Exercise prompt
Exactly as written, reproduce the lines from the one that contains "dist2f(float ax, float" through the end of the records.

Data section
---+---

#ifdef __HIPCC__
__device__ __constant__ const float FM_MU[33] = {87.f, 46.f, 101.f, 26.f, 28.f, 17.f, 26.f, 26.f, 17.f, 14.f, 21.f, 7.f, 14.f, 19.f, 7.f, 8.f, 14.f,
                                                 6.f,  8.f,  13.f,  6.f,  5.f,  11.f, 6.f,  5.f,  10.f, 6.f,  3.f,  7.f,  14.f, 3.f, 6.f,  14.f};
typedef __attribute__((ext_vector_type(8))) _Float16 fm_piece_t;
struct __attribute__((aligned(4))) ibl_u4_a4 { unsigned x, y, z, w; };
__device__ __forceinline__ float fm_centred_norm(const float* __restrict__ x) {
    float a = 0.0f;
    for (int k = 0; k < 33; ++k) { const float v = x[k] - FM_MU[k]; a = __builtin_fmaf(v, v, a); }
    return a;
}
__device__ __forceinline__ fm_piece_t fm_operand_piece(const float* x8, float a, int pc) {
    fm_piece_t r;
#pragma unroll
    for (int e = 0; e < 8; ++e) r[e] = (_Float16)0.0f;
    if (pc < 4) {
#pragma unroll
        for (int e = 0; e < 8; ++e) r[e] = (_Float16)(x8[e] - FM_MU[8 * pc + e]);
    } else if (pc == 4) {
        const float w = a * 0.125f;
        const _Float16 nh = (_Float16)w, nl = (_Float16)(w - (float)nh);
        const float cw = 1.0e-3f * a + 4.0e-3f;
        _Float16 cu = (_Float16)cw;
        if ((float)cu < cw) cu = __builtin_bit_cast(_Float16, (unsigned short)(__builtin_bit_cast(unsigned short, cu) + 1));
        r[0] = (_Float16)(x8[0] - FM_MU[32]);
        r[1] = (_Float16)8.0f; r[2] = (_Float16)8.0f; r[3] = nh; r[4] = nl; r[5] = cu;
    }
    return r;
}
__device__ __forceinline__ int seg_of(const int* __restrict__ seg_off, int n_seg, int i) {
    int lo = 0, hi = n_seg;
    while (hi - lo > 1) {
        int mid = (lo + hi) >> 1;
        if (seg_off[mid] <= i) lo = mid; else hi = mid;
    }
    return lo;
}

__device__ __forceinline__ int cell_clamp(float v, float mn, float inv, int n) {
    int c = (int)floorf((v - mn) * inv);
    return c < 0 ? 0 : (c >= n ? n - 1 : c);
}

__device__ __forceinline__ float dist2f(float ax, float ay, float az, float bx, float by, float bz) {
    const float dx = ax - bx, dy = ay - by, dz = az - bz;
    return __builtin_fmaf(dz, dz, __builtin_fmaf(dy, dy, dx * dx));
}

__device__ __forceinline__ double wave_sum_d(double v) {
#pragma unroll
    for (int off = 32; off >= 1; off >>= 1) v += __shfl_xor(v, off, 64);
    return v;
}
__device__ __forceinline__ int wave_sum_i(int v) {
#pragma unroll
    for (int off = 32; off >= 1; off >>= 1) v += __shfl_xor(v, off, 64);
    return v;
}

__device__ __forceinline__ void cross3d(const double* a, const double* b, double* o) {
    o[0] = a[1] * b[2] - a[2] * b[1]; o[1] = a[2] * b[0] - a[0] * b[2]; o[2] = a[0] * b[1] - a[1] * b[0];
}
__device__ __forceinline__ double dot3d(const double* a, const double* b) { return a[0] * b[0] + a[1] * b[1] + a[2] * b[2]; }

__device__ __forceinline__ void xform_d(const double* T, double x, double y, double z, double* o) {
    o[0] = T[0] * x + T[1] * y + T[2] * z + T[3];
    o[1] = T[4] * x + T[5] * y + T[6] * z + T[7];
    o[2] = T[8] * x + T[9] * y + T[10] * z + T[11];
}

---+---

Finished task
__device__ __forceinline__ float dist2f(float ax, float ay, float az, float bx, float by, float bz) {
    const float dx = ax - bx, dy = ay - by, dz = az - bz;
    return __builtin_fmaf(dz, dz, __builtin_fmaf(dy, dy, dx * dx));
}

__device__ __forceinline__ double wave_sum_d(double v) {
#pragma unroll
    for (int off = 32; off >= 1; off >>= 1) v += __shfl_xor(v, off, 64);
    return v;
}
__device__ __forceinline__ int wave_sum_i(int v) {
#pragma unroll
    for (int off = 32; off >= 1; off >>= 1) v += __shfl_xor(v, off, 64);
    return v;
}

__device__ __forceinline__ void cross3d(const double* a, const double* b, double* o) {
    o[0] = a[1] * b[2] - a[2] * b[1]; o[1] = a[2] * b[0] - a[0] * b[2]; o[2] = a[0] * b[1] - a[1] * b[0];
}
__device__ __forceinline__ double dot3d(const double* a, const double* b) { return a[0] * b[0] + a[1] * b[1] + a[2] * b[2]; }

__device__ __forceinline__ void xform_d(const double* T, double x, double y, double z, double* o) {
    o[0] = T[0] * x + T[1] * y + T[2] * z + T[3];
    o[1] = T[4] * x + T[5] * y + T[6] * z + T[7];
    o[2] = T[8] * x + T[9] * y + T[10] * z + T[11];
}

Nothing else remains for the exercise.